Using the material below, work out how many lines contain "more". Only the number is wanted.

(Excerpted records)

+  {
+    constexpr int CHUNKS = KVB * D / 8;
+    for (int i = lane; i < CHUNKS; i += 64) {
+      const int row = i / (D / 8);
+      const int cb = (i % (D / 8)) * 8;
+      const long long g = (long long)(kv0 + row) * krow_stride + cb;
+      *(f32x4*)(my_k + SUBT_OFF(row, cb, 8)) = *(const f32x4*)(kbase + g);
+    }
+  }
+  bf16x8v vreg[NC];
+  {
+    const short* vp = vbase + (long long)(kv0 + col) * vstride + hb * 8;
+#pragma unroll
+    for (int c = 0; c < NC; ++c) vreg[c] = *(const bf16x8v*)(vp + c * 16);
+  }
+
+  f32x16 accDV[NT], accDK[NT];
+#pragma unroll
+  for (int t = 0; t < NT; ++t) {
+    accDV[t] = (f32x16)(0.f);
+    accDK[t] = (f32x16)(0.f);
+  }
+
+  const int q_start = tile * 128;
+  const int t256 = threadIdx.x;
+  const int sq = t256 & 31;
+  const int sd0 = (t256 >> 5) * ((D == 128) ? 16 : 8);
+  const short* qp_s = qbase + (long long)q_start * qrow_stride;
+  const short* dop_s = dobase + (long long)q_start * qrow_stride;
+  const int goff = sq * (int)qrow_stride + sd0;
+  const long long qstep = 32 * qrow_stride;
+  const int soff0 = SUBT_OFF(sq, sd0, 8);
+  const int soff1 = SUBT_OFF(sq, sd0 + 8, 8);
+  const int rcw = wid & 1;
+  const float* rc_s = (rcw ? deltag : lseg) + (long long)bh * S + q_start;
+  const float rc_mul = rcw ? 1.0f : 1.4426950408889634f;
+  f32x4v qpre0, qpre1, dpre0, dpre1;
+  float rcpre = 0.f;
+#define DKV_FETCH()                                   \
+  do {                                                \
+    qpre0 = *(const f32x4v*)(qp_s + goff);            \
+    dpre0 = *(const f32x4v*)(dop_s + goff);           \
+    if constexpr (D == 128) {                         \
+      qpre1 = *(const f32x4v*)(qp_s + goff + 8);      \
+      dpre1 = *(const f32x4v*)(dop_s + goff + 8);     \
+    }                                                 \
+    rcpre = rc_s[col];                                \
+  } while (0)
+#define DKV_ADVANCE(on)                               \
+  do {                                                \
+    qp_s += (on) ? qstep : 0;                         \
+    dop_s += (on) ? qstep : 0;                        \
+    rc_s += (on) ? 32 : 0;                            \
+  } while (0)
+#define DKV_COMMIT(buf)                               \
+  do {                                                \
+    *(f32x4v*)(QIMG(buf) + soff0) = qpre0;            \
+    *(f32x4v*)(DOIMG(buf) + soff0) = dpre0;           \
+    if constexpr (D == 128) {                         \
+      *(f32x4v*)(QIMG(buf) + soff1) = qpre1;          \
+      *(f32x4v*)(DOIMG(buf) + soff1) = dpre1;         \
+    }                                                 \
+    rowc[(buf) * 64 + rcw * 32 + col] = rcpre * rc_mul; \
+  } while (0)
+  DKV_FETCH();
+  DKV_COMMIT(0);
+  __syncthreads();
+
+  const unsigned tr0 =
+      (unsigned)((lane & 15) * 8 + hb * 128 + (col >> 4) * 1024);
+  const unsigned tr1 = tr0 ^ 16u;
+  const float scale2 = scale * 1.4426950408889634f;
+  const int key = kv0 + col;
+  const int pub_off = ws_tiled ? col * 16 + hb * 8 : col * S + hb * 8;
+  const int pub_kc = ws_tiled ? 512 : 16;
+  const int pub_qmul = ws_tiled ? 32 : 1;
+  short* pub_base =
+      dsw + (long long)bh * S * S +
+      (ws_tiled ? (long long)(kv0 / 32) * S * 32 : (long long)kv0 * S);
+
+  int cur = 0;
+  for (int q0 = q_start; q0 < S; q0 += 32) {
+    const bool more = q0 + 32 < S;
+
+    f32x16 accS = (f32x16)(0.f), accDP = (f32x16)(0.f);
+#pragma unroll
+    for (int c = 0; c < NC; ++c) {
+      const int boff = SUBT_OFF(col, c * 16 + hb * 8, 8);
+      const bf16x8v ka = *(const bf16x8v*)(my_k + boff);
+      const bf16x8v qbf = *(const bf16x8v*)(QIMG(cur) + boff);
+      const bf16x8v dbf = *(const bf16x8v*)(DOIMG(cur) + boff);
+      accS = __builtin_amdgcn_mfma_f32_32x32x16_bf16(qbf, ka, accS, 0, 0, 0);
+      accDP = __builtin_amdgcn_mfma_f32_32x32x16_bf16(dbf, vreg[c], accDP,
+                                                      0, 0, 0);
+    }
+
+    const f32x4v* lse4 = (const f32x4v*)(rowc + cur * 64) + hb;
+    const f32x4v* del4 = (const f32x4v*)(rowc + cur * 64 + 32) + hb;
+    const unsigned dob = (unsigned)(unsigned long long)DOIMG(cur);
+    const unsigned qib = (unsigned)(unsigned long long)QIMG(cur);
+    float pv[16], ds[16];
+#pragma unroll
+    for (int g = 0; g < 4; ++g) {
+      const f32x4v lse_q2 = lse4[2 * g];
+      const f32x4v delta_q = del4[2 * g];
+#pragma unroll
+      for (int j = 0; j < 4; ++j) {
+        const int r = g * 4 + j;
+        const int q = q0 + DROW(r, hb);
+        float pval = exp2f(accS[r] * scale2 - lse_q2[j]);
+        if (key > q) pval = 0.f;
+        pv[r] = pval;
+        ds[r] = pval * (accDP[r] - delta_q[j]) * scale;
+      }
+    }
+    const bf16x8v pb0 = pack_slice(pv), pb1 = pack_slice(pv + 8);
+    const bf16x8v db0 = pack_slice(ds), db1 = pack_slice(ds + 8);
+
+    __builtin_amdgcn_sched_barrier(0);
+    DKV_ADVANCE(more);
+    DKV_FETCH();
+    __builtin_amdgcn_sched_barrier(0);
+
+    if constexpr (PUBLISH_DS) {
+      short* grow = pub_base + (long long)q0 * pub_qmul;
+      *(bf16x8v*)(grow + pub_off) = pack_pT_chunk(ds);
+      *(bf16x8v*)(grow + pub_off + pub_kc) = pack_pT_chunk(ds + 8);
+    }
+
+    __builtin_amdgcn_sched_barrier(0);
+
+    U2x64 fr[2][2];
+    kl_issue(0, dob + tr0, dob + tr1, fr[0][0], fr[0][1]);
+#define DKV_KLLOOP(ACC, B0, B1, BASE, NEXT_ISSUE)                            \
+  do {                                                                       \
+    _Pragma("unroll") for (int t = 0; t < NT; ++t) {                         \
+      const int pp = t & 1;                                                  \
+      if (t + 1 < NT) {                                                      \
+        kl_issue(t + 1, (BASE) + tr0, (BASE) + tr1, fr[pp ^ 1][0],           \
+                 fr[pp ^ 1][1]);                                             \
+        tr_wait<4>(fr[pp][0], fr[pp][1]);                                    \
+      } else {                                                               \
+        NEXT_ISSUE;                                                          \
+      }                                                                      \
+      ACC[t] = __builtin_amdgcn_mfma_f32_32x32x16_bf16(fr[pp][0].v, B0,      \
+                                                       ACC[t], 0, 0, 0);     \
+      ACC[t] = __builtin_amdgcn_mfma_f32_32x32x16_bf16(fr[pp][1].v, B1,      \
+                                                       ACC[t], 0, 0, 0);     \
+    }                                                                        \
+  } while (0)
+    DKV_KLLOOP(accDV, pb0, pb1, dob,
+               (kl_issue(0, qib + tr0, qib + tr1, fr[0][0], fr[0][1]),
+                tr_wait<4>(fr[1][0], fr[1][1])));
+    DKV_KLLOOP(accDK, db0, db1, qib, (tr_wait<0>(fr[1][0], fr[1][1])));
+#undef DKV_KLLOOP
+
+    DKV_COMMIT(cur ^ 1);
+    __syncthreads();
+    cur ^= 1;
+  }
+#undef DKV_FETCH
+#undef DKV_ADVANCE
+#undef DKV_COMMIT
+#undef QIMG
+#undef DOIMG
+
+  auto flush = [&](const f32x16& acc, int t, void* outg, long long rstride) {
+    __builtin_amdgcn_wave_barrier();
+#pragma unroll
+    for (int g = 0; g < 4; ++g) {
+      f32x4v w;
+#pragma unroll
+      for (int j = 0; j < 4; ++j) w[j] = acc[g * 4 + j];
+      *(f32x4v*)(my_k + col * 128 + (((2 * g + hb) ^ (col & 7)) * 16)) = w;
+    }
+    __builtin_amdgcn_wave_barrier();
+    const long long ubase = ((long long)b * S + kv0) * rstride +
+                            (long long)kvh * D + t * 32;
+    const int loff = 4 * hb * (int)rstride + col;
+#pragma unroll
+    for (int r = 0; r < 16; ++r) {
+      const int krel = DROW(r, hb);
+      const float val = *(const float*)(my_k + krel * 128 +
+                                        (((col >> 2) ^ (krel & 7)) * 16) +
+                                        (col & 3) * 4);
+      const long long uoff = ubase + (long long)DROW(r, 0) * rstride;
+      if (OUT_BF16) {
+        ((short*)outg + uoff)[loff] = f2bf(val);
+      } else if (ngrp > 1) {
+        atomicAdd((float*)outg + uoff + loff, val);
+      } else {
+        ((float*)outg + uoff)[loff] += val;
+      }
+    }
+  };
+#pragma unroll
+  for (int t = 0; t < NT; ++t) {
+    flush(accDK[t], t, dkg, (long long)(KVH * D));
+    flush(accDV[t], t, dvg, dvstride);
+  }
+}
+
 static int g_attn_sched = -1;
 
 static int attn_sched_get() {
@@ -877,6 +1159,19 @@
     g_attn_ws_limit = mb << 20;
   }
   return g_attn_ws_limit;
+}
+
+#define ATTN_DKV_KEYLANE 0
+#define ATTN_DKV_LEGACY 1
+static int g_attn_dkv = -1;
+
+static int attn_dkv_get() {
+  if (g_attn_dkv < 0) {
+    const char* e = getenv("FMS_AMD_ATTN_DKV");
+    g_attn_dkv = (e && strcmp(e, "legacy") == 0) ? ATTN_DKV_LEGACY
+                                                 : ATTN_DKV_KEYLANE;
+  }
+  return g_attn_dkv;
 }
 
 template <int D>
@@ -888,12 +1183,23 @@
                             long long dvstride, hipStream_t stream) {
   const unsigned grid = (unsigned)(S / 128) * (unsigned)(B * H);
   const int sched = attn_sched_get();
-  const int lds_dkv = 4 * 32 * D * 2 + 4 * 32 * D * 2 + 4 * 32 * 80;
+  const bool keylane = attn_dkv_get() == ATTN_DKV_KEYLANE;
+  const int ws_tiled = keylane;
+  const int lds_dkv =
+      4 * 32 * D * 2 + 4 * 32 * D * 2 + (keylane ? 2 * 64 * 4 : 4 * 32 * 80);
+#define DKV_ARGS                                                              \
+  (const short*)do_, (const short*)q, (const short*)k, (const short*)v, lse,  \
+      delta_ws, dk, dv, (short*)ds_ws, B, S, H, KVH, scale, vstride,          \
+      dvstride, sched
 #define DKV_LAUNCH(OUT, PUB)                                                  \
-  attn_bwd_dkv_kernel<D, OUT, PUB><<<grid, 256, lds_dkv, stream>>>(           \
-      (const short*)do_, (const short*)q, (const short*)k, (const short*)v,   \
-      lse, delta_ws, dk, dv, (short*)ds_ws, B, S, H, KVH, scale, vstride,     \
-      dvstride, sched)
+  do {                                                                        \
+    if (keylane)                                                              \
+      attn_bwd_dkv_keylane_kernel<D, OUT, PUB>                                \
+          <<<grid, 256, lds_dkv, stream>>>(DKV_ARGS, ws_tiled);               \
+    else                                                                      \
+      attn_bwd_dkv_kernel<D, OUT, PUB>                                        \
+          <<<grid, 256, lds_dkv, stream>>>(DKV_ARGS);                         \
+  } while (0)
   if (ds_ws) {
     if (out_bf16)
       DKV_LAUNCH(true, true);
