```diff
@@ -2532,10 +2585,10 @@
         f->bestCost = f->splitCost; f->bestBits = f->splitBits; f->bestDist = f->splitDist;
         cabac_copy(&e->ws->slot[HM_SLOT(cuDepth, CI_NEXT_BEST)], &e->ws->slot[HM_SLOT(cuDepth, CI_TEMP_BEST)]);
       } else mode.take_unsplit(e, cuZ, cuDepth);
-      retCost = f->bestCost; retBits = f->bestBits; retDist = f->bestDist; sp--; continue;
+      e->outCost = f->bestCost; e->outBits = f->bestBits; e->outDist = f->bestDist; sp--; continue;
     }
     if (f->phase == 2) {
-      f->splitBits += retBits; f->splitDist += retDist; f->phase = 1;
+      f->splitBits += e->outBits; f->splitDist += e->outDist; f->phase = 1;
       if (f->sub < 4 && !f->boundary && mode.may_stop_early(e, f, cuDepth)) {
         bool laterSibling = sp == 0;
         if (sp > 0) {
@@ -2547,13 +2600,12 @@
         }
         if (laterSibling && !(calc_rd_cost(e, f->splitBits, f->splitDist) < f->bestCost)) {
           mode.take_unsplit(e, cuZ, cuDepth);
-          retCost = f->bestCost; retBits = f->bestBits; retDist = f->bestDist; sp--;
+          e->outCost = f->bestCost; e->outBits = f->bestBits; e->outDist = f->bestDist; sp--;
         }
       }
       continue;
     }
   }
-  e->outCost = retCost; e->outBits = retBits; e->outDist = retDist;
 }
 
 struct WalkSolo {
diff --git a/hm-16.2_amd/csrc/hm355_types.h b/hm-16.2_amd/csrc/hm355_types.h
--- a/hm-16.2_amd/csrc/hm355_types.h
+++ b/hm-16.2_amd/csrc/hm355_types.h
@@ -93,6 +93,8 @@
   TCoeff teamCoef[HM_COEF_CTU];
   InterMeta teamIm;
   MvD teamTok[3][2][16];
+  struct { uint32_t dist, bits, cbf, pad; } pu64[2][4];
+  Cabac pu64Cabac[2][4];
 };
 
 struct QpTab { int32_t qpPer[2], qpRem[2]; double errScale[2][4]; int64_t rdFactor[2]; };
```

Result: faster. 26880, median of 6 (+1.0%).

(End Excerpted records)

▶ _Solution to this exercise_:
2